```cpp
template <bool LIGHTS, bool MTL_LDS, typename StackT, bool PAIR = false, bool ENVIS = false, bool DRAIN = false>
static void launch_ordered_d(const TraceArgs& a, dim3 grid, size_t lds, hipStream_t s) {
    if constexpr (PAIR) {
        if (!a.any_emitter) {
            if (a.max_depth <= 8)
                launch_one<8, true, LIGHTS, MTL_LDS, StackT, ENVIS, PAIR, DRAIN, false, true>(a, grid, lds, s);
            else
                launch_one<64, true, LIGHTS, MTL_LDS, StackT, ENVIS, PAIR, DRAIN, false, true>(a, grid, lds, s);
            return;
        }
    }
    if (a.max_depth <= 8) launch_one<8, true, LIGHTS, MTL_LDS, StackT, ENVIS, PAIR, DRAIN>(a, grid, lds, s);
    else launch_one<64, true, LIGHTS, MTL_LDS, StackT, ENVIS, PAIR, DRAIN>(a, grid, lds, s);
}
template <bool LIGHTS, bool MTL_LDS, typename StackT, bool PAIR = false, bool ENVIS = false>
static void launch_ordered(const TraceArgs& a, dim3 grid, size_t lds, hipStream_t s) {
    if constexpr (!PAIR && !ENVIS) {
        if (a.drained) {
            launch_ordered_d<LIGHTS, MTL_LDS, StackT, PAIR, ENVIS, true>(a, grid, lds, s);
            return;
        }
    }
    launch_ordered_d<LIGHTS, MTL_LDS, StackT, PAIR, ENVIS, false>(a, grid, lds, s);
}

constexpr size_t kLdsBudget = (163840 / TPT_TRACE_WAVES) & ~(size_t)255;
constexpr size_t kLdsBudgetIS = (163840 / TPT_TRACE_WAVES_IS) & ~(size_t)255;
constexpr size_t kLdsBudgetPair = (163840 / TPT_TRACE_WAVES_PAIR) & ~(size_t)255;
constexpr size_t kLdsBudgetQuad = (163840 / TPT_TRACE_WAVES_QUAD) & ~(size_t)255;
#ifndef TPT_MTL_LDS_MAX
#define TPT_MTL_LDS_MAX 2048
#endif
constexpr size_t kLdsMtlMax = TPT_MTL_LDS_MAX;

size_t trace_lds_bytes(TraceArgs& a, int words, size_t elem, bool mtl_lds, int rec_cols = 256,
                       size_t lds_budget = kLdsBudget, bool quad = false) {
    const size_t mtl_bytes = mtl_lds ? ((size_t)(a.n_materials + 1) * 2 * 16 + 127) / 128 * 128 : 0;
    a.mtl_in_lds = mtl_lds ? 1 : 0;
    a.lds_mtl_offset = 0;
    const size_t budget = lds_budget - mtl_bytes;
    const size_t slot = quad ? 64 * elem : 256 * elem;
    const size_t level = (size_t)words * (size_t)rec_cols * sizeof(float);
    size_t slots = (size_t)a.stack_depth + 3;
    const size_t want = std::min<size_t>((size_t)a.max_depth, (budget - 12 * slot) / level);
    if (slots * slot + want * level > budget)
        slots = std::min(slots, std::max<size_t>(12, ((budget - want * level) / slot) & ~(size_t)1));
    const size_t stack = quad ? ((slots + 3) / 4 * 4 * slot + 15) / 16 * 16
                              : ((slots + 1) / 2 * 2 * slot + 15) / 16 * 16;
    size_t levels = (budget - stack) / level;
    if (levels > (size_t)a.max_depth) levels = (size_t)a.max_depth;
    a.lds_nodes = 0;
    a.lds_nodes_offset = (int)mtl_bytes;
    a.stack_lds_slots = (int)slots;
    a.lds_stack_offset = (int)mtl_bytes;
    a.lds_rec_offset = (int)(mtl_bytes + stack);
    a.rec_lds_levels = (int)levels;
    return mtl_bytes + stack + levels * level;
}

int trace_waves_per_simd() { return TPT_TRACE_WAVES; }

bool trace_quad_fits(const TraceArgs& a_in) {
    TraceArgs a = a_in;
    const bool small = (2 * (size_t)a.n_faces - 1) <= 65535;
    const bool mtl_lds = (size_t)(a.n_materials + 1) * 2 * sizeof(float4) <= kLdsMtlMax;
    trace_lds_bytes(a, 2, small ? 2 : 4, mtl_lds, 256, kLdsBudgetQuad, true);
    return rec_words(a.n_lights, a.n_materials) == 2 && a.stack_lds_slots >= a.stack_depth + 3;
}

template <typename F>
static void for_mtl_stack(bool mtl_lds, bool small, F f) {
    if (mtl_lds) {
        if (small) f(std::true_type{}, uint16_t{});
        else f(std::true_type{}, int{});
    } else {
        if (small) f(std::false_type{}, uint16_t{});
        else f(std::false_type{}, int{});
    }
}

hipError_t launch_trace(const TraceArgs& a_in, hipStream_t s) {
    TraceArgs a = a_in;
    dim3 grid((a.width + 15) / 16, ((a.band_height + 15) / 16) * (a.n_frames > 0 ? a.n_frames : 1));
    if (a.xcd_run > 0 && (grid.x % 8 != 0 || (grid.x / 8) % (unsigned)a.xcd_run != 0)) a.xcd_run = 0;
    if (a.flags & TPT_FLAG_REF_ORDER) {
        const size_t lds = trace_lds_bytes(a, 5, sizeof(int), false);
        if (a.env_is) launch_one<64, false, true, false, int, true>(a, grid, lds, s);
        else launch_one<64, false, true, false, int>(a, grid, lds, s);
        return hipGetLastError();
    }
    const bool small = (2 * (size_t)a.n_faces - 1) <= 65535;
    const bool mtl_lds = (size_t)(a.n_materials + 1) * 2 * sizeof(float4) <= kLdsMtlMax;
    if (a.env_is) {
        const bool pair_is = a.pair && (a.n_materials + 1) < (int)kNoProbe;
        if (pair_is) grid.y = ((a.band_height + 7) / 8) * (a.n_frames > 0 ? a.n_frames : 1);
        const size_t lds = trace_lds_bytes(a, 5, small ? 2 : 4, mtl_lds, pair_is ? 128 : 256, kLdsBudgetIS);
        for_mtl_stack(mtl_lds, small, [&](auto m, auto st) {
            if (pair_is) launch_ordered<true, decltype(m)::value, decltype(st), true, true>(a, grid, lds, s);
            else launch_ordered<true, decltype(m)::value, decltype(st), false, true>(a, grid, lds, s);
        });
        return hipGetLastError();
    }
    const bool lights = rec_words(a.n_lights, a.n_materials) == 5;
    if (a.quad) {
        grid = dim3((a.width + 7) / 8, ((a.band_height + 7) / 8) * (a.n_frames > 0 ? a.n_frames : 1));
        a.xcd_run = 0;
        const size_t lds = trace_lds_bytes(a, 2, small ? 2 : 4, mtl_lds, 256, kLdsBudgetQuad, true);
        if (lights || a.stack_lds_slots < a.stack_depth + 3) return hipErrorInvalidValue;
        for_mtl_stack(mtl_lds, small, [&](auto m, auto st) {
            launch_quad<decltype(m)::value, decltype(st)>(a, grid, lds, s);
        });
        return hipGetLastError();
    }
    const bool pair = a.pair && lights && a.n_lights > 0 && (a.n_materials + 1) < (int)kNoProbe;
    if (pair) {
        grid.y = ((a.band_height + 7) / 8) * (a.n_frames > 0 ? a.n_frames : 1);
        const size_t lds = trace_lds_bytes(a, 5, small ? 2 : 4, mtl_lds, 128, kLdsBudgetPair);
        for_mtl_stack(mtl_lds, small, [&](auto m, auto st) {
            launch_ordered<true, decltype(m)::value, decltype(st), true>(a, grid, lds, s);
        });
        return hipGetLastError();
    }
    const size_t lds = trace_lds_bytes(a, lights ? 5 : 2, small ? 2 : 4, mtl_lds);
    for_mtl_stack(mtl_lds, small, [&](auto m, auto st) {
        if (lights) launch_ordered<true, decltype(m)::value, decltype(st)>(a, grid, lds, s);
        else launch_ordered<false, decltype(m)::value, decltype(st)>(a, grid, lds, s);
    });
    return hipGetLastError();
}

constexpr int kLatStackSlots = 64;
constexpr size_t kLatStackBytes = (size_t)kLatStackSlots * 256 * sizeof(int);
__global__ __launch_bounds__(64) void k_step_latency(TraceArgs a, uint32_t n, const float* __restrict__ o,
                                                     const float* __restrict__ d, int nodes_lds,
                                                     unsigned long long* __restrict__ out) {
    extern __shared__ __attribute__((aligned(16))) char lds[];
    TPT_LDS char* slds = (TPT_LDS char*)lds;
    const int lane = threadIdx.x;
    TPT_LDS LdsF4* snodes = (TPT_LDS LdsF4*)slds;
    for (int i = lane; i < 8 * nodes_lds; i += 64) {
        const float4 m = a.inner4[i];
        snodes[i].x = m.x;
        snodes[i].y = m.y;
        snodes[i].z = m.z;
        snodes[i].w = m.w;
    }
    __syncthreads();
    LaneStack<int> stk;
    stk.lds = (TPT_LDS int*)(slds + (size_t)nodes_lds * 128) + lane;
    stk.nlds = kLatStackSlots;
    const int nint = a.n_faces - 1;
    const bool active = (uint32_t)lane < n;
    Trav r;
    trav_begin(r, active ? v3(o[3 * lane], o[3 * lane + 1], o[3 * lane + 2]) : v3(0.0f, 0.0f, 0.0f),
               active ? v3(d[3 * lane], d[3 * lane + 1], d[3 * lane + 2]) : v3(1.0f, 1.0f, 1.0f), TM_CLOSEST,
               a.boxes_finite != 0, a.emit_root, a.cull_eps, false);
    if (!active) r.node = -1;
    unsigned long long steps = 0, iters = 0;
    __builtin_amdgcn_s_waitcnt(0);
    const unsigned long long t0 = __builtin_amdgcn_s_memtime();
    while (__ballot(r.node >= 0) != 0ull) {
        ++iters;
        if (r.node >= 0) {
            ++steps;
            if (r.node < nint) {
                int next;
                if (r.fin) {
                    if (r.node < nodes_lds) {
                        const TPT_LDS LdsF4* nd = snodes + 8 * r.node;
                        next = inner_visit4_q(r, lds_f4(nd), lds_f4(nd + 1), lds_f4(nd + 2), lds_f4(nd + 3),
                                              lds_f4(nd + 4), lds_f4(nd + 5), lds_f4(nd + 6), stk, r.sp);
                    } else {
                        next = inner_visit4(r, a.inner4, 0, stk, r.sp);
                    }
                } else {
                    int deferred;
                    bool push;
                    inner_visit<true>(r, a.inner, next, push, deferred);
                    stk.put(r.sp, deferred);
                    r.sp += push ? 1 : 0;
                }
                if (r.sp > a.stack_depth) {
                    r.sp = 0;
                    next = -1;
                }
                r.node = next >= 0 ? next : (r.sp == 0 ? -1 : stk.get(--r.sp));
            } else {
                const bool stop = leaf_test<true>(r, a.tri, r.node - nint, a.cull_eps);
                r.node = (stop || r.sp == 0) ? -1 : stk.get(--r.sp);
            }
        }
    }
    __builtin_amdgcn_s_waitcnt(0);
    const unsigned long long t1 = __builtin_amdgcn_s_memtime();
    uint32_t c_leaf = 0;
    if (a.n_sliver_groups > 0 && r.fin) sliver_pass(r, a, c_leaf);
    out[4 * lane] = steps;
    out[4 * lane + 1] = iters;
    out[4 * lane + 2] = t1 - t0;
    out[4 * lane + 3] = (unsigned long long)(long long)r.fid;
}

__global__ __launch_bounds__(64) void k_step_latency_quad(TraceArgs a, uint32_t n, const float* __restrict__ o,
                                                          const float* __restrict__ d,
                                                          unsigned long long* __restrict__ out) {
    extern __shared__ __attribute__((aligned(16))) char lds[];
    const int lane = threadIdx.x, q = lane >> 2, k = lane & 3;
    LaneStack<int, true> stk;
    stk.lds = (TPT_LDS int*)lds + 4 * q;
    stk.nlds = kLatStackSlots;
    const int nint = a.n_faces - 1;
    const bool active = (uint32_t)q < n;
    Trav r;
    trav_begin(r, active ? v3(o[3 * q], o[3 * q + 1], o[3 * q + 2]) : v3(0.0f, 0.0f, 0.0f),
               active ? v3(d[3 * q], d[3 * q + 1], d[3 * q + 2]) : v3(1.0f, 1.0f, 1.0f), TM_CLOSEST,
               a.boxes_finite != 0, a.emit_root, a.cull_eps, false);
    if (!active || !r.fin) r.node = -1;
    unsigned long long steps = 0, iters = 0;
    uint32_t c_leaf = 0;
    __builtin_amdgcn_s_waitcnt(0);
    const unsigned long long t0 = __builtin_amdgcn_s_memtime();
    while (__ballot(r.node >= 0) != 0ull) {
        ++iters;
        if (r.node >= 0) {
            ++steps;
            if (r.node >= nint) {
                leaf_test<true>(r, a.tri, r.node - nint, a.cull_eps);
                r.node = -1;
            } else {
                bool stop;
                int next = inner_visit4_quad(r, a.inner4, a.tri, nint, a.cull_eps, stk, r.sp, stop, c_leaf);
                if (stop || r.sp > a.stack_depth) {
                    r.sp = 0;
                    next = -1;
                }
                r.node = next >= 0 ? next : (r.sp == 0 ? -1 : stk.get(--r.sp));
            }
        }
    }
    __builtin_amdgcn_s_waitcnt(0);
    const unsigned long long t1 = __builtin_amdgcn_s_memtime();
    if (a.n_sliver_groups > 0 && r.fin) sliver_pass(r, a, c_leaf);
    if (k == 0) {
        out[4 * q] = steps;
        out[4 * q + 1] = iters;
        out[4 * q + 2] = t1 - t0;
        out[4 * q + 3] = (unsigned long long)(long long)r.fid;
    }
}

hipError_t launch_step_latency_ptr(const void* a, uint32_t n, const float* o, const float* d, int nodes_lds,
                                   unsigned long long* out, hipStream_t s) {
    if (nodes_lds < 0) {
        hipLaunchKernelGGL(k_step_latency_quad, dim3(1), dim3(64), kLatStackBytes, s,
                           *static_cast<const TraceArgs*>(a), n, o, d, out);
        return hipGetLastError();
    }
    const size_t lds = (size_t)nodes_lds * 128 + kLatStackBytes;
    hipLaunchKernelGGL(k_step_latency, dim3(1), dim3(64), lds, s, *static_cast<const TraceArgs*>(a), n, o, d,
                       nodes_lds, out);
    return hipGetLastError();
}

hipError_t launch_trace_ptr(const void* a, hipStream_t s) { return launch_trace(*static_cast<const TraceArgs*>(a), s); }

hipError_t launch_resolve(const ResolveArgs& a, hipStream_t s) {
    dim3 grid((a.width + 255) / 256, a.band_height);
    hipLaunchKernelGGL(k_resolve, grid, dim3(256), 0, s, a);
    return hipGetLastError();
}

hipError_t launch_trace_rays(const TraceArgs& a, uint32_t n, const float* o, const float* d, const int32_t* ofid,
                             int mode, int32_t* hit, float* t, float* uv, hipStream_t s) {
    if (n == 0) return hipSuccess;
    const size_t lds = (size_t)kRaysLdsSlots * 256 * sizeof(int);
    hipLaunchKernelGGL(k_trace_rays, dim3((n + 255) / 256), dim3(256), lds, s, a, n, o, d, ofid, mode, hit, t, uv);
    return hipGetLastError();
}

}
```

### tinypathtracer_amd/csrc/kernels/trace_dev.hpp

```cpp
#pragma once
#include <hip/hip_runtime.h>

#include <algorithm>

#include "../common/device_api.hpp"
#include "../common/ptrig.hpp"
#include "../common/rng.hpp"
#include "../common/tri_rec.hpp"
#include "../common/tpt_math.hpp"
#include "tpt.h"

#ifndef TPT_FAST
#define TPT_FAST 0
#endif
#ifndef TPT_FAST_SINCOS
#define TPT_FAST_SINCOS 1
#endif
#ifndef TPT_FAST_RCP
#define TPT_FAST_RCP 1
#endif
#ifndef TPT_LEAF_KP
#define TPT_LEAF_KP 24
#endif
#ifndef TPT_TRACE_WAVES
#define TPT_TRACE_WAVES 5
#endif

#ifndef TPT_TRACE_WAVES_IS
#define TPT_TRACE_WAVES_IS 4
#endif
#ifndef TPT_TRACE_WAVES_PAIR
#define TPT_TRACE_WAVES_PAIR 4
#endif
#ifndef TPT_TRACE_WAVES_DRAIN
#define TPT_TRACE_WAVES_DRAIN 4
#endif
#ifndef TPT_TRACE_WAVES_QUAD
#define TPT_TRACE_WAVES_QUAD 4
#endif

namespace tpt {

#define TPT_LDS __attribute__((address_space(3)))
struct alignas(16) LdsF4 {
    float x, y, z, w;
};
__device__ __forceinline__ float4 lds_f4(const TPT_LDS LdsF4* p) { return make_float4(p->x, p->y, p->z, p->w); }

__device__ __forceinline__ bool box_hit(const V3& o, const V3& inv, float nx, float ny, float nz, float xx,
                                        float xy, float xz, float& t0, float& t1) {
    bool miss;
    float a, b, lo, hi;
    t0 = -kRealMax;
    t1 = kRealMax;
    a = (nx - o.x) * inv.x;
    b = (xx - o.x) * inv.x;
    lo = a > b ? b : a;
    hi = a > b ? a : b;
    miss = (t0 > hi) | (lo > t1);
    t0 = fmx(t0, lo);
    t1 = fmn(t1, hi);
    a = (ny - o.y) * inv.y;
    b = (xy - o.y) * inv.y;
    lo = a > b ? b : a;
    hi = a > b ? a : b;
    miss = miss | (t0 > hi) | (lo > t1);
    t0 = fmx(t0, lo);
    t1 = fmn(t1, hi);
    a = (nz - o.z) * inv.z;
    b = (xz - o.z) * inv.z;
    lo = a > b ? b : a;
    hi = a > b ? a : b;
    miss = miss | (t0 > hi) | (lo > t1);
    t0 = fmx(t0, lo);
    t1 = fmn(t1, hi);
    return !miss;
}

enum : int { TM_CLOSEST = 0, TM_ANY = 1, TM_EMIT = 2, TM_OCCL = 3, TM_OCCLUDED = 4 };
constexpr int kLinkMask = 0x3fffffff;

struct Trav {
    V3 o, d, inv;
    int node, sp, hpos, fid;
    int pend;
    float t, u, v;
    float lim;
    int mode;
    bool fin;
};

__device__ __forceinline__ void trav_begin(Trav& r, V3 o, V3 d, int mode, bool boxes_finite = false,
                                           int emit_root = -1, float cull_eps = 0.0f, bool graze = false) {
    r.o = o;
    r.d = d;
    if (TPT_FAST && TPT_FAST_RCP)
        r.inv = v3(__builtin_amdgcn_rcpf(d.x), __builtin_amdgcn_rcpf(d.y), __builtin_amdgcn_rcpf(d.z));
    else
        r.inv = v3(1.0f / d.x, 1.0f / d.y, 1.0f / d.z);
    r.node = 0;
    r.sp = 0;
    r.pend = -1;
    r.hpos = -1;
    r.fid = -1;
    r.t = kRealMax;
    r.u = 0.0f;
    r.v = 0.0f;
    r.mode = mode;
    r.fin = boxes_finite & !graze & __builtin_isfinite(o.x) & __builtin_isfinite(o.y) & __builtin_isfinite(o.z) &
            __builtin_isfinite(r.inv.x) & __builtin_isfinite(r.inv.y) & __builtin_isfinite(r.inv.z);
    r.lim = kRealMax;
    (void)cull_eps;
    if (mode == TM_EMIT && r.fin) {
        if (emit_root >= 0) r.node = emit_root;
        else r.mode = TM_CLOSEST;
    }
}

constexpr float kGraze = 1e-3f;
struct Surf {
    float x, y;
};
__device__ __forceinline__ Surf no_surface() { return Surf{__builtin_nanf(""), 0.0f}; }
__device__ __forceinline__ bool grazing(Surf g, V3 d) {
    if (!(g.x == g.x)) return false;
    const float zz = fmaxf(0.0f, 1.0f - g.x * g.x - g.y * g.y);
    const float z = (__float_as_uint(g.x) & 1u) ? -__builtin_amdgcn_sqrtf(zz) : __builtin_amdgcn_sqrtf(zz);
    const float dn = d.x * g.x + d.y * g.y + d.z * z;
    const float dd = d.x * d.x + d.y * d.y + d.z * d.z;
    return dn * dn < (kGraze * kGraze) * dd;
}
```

> **PROMPT**
Among the lines above, which ones hold the string "nint"? Show them.

> **RESPONSE AREA**
    const int nint = a.n_faces - 1;
            if (r.node < nint) {
                const bool stop = leaf_test<true>(r, a.tri, r.node - nint, a.cull_eps);
    const int nint = a.n_faces - 1;
            if (r.node >= nint) {
                leaf_test<true>(r, a.tri, r.node - nint, a.cull_eps);
                int next = inner_visit4_quad(r, a.inner4, a.tri, nint, a.cull_eps, stk, r.sp, stop, c_leaf);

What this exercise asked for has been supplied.